Marco, meanwhile, is furious with Elsa, but she tells him she was only doing what was best for the family. Marco was busy playing cops and robbers and Claudio was too young, but it was her sacrifice that took the family to the top. Marco reminds her of his sacrifice: using his powers brings up all his darkest emotions. Creating enough rain for their crops nearly made him want to kill himself. But Elsa dismisses him and admits that she killed her husband for the family. This sends Marco over the edge, and he grabs her and summons a bolt of lightning so they could join their family in death.

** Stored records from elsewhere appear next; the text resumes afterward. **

+    hipEvent_t ev = g_events.take();
+    if (!ev) return SF_ELAUNCH;
+    if (hipEventRecord(ev, (hipStream_t)stream) != hipSuccess) return SF_ELAUNCH;
+    for (int i = 0; i < n_dgrad; ++i) {
+      const int rc = dgrad_launch(&dd[i], dz, dw[i], dw_planes[i], dres, dx, dws, split_k != 0, stream);
+      if (rc != SF_OK) return rc;
+    }
+    if (hipStreamWaitEvent((hipStream_t)companion, ev, 0) != hipSuccess) return SF_ELAUNCH;
+    wstream = companion;
+  }
+  int S = 0;
+  if (wd) {
+    int rc = SF_ENOTTAKEN;
+    if (bx_ws > 0) {
+      rc = sf_conv_wgrad_bx(wd, x, nullptr, dz, dz_cs, dz_coff, nullptr, part, wws, wstream);
+      S = S_bx;
+    }
+    if (refused(rc)) {
+      rc = sf_conv_wgrad(wd, x, dz, dz_cs, dz_coff, part, wstream);
+      S = S_f32;
+    }
+    if (rc != SF_OK) return rc;
+    if (finish_dst) {
+      rc = sf_conv_wgrad_finish(part, S, wd->Cout, wd->kT * wd->kH * wd->kW, wd->cin_pad, finish_cin, fold_kw,
+                                finish_dst, 1, wstream);
+      if (rc != SF_OK) return rc;
+    }
+  }
+  if (splits) *splits = S;
+  if (wstream == stream)
+    for (int i = 0; i < n_dgrad; ++i) {
+      const int rc = dgrad_launch(&dd[i], dz, dw[i], dw_planes[i], dres, dx, dws, split_k != 0, stream);
+      if (rc != SF_OK) return rc;
+    }
+  return SF_OK;
+}
+
+extern "C" int sf_bn_bwd(const float* dy, int dy_cs, int dy_coff, const float* y, int y_cs, int y_coff, const float* z,
+                         int z_cs, int z_coff, int N, int T, int H, int W, int C, int rep, int relu, const float* mean,
+                         const float* invstd, const float* gamma, float* dbeta, float* dgamma, float* ws,
+                         float* dbeta_acc, float* dgamma_acc, float* dz, int dz_cs, int dz_coff, float* dres,
+                         int dres_cs, int dres_coff, int dres_first, void* stream) {
+  if (!gamma || !dz || (dres_first && !dres)) return SF_EINVAL;
+  if (relu == SF_BN_MASK_BYTES &&
+      ((dz_cs % 4) != 0 || (dz_coff % 4) != 0 || !sf_aligned16(dz) ||
+       (dres && ((dres_cs % 4) != 0 || (dres_coff % 4) != 0 || !sf_aligned16(dres)))))
+    return SF_EINVAL;
+  int rc;
+  if (dbeta_acc || dgamma_acc)
+    rc = sf_bn_bwd_reduce_acc(dy, dy_cs, dy_coff, y, y_cs, y_coff, z, z_cs, z_coff, N, T, H, W, C, rep, relu, mean,
+                              invstd, dbeta, dgamma, ws, dbeta_acc, dgamma_acc, stream);
+  else
+    rc = sf_bn_bwd_reduce(dy, dy_cs, dy_coff, y, y_cs, y_coff, z, z_cs, z_coff, N, T, H, W, C, rep, relu, mean, invstd,
+                          dbeta, dgamma, ws, stream);
+  if (rc != SF_OK) return rc;
+  if (dres_first)
+    return sf_bn_bwd_apply_first(dy, dy_cs, dy_coff, y, y_cs, y_coff, z, z_cs, z_coff, N, T, H, W, C, rep, relu, mean,
+                                 invstd, gamma, dbeta, dgamma, dz, dz_cs, dz_coff, dres, dres_cs, dres_coff, stream);
+  return sf_bn_bwd_apply(dy, dy_cs, dy_coff, y, y_cs, y_coff, z, z_cs, z_coff, N, T, H, W, C, rep, relu, mean, invstd,
+                         gamma, dbeta, dgamma, dz, dz_cs, dz_coff, dres, dres_cs, dres_coff, stream);
+}
diff --git a/efficient-slowfast_amd/sfhip/__init__.py b/efficient-slowfast_amd/sfhip/__init__.py
--- a/efficient-slowfast_amd/sfhip/__init__.py
+++ b/efficient-slowfast_amd/sfhip/__init__.py
@@ -51,6 +51,7 @@
     "sf_conv_wgrad_bx_ws_floats", "sf_conv_wgrad_bx",
     "sf_conv_fwd_grouped", "sf_conv_wgrad_grouped_splits", "sf_conv_wgrad_grouped", "sf_channel_shuffle",
     "sf_dwconv_wgrad_param", "sf_roi_tpool_fwd", "sf_roi_align_max_fwd", "sf_roi_align_max_bwd", "sf_sigmoid_bwd",
+    "sf_conv_bwd", "sf_bn_bwd",
 ]
 _LONG_RET = ("sf_tmax_mean_ws_floats", "sf_channel_stats_ws_floats", "sf_bn_bwd_ws_floats",
              "sf_dwconv_wgrad_ws_floats", "sf_attn_bwd_fused_ws_floats", "sf_conv_fwd_ws_floats",
@@ -171,6 +172,10 @@
         L.sf_roi_align_max_fwd.argtypes = [vp] + [ci] * 4 + [vp, ci, ci, cf, ci, vp, ci, ci, vp, vp]
         L.sf_roi_align_max_bwd.argtypes = [vp, ci, ci, vp, vp] + [ci] * 7 + [cf, ci, vp, ci, ci, ci, vp]
         L.sf_sigmoid_bwd.argtypes = [vp, vp, vp, cl, ci, vp]
+        L.sf_conv_bwd.argtypes = [ci, vp, vp, vp, vp, vp, vp, vp, cl, ctypes.POINTER(ConvDesc), vp, ci, ci, vp, cl, vp, cl,
+                                  vp, ci, ci, ctypes.POINTER(ctypes.c_int), ci, vp, vp]
+        L.sf_bn_bwd.argtypes = ([vp, ci, ci, vp, ci, ci, vp, ci, ci] + [ci] * 7 + [vp] * 8 + [vp, ci, ci, vp, ci, ci, ci,
+                                                                                             vp])
         for name in EXPORTS:
             fn = getattr(L, name)
             if name != "sf_build_arch" and name not in _LONG_RET:
@@ -837,6 +842,156 @@
     return part.sum(0) if S > 1 else part[0]
 
 
+class _ConvBwdPlan(object):
+    __slots__ = ("n", "descs", "classes", "want_planes", "wptrs", "pptrs", "dws", "wd", "part", "wws", "wtotal",
+                 "zero_first", "add", "big_finish", "splits")
+
+
+def _dgrad_desc(dz, out, cin, cout_pad, kernel, stride, padding, dilation, accumulate):
+    return ConvDesc(dz.N, dz.T, dz.H, dz.W, dz.C, dz.cs, dz.coff, out.T, out.H, out.W, cin, out.cs, out.coff, 1,
+                    kernel[0], kernel[1], kernel[2], stride[0], stride[1], stride[2], padding[0], padding[1],
+                    padding[2], dilation[0], dilation[1], dilation[2], cout_pad, ACT_NONE,
+                    out.cs if accumulate else 0, out.coff if accumulate else 0, 1)
+
+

The Flash and Patty are watching the crops burn, and he tells her he has something important to tell her, but she wants to go first. She says she blamed him for Barry's death, but realizes now that he really does have good intentions. However, her heart is still broken, and every time she sees that red costume it reminds her of what she lost. After she calms down, she asks Flash what he wanted to tell her, but he just says he needs to put out the fire and then they can go home.
Miraculously, the bolt of lightning that killed Elsa did not kill Marco. He's approached by a spectral form of a woman, who he at first thinks is Elsa, but then recognizes as Lisa Snart. She introduces herself as Glider and tells Marco it's time to come home.
While the Flash is putting out the fire, he realizes that it's not fair of him to place his burdens on Patty. The world needs him to be the Flash, but every time he runs, he puts Barry's life on hold and puts the lives of those he cares about in danger. He can't hurt Patty every time he puts the red suit on. He decides to carry his burdens alone. The world needs him to be the Flash, and for Patty to be able to move forward, she needs Barry to stay dead.
The story. Marcus To's art was very decent, and having Buccellato color the first half of the issue really helped, but ultimately the artwork was nothing spectacular to brag about. But the story was more than enough to justify picking up this issue. Sometimes a guest artist means it'll be a filler issue that has nothing to do with the main storyline. But not here. This wrapped up the small subplot of a cold case Patty began working on back in issue #6, and it dealt with a lot of good emotional stuff the Flash was dealing with. He is officially dead and he just found out he is the necessary release valve for the Speed Force. Then at the end of this issue, he finds out his girlfriend hates his alter ego. So he makes a very interesting decision, which may or may not have been the right one. All this sets things up to be quite intriguing moving forward.
The Weather Wizard. Another classic Rogue hits the scene! I don't really know anything about the old Weather Wizard, but I really enjoyed this one, especially his power limitations. With a power with so much potential like controlling weather, there needs to be a good reason for this person not to completely take over the world. (I've often felt X-Men's Storm should do more.) But here, we're given a pretty viable reason for the Weather Wizard's hesitancy in using his powers.
The gangster back story. I really like The Godfather and other gangster stories. Family mobs, secret murders, powers struggles, all that fun stuff. I've read a couple of good Batman stories with gangsters, but I never imagined it could work with the Flash this well. Yes, the gangster element was limited, but I think that's a good thing. Too much gangster stuff would make the Flash too much like Batman. This was a good taste of the gangster world and a welcome change of pace.
Final score: 8 out of 10
Next time: The Flash really has been going through a lot right now, and he's decided to keep Barry Allen dead. I think before he returns to Central City to face this problem, he needs to go on a nice distracting Justice League mission.